*Task objective*
Give back each line of the listing below that contains the string "paused".

*Raw data*
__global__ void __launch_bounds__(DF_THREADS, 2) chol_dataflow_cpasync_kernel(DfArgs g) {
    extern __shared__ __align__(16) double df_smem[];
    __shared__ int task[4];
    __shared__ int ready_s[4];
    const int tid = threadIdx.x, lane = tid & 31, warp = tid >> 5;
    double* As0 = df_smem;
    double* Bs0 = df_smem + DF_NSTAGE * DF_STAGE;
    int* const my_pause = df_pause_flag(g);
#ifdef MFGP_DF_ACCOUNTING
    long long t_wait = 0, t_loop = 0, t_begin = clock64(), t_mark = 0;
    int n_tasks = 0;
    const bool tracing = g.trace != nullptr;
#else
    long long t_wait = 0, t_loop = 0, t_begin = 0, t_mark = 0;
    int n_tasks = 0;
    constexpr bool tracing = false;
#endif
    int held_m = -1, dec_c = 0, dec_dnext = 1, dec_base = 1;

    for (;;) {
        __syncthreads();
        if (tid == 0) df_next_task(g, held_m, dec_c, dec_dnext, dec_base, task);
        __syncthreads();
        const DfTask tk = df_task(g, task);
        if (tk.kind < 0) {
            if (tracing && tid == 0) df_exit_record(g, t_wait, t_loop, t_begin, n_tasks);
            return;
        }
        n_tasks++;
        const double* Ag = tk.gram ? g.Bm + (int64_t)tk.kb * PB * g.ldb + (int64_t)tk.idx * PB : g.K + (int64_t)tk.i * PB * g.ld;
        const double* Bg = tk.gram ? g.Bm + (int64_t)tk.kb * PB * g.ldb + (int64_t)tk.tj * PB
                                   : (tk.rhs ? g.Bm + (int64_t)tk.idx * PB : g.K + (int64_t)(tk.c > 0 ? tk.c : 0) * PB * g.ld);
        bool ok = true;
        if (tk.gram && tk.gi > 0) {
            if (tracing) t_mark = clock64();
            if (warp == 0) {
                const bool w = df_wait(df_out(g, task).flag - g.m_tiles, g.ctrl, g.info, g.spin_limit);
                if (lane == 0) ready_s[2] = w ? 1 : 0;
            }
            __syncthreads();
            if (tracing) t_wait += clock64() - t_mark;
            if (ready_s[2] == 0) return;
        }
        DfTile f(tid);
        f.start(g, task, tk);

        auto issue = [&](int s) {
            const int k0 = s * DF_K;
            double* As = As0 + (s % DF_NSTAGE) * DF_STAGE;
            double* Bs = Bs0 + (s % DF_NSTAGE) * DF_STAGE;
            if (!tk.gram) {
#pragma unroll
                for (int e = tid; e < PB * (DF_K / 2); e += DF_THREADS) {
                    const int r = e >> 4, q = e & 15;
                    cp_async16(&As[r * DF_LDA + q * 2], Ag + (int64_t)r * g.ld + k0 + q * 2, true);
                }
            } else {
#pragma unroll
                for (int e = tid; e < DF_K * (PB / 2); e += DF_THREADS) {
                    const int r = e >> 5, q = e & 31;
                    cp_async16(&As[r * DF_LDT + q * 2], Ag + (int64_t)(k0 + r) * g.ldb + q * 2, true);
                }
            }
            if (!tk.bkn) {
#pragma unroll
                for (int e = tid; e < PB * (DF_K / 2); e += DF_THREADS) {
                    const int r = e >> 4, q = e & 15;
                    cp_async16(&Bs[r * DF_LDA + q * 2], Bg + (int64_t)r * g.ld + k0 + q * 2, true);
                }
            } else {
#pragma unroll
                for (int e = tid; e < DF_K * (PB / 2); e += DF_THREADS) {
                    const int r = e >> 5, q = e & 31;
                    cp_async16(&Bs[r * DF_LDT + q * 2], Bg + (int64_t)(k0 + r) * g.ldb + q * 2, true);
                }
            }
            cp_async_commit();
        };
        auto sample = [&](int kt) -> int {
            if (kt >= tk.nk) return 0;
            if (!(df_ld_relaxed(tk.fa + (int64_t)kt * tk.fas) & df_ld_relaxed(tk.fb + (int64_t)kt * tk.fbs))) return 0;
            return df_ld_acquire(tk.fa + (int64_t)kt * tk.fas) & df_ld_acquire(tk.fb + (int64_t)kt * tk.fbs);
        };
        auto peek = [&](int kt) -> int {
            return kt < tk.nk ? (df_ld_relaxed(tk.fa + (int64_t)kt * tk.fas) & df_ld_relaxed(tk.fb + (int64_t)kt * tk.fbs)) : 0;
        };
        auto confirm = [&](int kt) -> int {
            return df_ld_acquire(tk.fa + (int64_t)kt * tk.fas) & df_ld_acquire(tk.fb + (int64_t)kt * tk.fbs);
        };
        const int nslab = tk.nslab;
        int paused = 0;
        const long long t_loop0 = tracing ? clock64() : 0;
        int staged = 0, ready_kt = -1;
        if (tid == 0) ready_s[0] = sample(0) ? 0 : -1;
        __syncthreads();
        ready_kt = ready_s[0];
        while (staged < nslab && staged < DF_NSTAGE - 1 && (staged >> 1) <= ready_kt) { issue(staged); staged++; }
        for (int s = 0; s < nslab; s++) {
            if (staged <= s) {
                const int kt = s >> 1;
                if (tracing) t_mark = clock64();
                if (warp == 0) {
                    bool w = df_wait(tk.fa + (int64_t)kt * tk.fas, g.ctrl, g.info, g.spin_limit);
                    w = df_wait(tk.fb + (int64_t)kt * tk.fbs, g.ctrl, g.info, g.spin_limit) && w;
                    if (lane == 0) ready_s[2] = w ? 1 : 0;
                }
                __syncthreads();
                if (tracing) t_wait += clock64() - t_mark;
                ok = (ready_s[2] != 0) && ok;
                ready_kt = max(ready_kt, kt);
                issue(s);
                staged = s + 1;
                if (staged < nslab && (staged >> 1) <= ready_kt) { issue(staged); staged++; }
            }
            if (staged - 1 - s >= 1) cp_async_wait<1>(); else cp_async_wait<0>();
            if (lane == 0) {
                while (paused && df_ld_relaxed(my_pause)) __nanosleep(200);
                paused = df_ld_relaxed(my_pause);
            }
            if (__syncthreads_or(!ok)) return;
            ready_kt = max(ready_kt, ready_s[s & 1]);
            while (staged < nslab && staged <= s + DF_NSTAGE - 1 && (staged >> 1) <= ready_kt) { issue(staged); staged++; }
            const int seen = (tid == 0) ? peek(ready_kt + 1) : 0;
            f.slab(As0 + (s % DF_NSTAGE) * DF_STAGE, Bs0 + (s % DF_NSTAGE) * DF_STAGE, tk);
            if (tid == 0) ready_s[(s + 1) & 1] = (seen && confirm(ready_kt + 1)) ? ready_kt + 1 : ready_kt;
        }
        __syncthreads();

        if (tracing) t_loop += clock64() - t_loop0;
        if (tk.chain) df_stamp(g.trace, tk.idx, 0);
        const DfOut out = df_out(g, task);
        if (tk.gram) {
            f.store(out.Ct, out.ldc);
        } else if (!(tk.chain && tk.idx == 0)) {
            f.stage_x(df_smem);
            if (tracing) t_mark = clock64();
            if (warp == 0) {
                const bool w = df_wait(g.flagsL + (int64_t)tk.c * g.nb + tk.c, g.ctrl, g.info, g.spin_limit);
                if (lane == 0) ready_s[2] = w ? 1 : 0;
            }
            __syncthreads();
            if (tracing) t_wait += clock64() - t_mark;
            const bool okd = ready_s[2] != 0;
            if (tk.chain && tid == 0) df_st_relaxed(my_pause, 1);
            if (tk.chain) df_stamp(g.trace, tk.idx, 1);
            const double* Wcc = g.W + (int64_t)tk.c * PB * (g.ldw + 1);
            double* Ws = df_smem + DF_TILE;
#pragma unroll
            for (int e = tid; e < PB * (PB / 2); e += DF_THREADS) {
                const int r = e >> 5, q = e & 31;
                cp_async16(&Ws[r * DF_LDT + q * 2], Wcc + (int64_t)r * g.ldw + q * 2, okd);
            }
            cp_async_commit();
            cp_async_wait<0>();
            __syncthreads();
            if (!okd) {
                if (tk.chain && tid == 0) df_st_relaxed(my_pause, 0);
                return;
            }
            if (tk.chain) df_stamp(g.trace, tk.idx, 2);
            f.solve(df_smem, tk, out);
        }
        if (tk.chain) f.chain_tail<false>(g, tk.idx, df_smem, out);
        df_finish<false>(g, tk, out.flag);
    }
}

...

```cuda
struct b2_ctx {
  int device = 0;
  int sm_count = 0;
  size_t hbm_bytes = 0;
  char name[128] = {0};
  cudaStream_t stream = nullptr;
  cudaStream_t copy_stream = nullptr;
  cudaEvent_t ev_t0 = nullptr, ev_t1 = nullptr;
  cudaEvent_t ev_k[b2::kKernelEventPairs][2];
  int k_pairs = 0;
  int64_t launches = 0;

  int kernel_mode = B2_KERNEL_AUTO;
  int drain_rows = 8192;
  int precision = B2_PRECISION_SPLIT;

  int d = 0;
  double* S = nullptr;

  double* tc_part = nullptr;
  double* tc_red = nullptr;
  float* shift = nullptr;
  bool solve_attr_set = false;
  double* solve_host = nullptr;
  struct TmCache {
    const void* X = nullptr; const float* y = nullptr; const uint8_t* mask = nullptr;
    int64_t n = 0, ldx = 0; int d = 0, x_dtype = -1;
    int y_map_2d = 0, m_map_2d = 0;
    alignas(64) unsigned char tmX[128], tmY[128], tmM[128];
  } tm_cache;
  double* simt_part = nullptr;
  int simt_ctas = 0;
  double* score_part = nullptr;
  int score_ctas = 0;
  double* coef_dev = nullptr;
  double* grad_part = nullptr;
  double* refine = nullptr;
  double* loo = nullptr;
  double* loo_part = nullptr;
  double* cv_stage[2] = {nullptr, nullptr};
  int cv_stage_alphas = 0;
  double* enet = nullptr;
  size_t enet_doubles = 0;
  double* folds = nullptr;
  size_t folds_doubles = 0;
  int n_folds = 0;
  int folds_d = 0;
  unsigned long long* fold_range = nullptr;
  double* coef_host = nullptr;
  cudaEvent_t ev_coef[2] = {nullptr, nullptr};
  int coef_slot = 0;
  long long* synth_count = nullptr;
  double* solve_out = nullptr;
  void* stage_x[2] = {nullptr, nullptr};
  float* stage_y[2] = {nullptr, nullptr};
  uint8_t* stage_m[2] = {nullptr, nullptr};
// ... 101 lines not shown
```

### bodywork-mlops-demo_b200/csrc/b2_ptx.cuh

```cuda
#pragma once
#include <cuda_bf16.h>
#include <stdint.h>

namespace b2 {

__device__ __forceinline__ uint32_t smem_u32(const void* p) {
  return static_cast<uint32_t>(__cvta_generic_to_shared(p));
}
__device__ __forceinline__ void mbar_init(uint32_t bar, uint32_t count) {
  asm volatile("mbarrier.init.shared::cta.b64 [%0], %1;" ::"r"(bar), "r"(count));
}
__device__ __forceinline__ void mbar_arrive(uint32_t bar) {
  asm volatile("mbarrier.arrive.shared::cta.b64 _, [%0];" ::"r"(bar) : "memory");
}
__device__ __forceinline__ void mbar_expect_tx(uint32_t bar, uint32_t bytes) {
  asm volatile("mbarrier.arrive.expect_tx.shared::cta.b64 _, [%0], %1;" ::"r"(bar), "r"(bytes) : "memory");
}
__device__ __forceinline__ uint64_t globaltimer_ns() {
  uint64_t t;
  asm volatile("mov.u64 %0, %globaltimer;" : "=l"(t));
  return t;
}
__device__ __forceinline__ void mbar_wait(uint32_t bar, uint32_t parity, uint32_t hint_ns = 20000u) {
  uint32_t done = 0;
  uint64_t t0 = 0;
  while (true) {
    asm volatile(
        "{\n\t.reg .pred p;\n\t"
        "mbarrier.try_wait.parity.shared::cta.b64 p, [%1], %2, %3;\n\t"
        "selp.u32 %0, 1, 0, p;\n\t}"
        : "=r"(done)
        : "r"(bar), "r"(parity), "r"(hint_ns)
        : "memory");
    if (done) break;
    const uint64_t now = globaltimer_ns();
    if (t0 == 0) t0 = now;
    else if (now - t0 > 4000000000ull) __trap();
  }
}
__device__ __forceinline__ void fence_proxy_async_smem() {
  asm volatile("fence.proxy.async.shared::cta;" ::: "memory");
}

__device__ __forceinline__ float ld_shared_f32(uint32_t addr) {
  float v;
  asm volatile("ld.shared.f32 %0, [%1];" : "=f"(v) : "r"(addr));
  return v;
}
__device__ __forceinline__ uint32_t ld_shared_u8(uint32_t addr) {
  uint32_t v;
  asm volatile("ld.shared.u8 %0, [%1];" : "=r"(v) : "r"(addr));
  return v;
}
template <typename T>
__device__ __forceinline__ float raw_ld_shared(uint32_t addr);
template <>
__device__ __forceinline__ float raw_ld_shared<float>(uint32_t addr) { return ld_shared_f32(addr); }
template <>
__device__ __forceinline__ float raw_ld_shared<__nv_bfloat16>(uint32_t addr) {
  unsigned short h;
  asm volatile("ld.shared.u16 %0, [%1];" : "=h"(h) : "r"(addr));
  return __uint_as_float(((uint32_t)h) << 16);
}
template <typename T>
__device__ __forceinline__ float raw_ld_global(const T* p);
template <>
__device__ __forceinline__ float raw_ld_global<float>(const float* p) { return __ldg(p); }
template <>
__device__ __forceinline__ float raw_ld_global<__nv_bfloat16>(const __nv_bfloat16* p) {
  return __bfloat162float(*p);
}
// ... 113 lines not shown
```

*Output of the task*
        int paused = 0;
                while (paused && df_ld_relaxed(my_pause)) __nanosleep(200);
                paused = df_ld_relaxed(my_pause);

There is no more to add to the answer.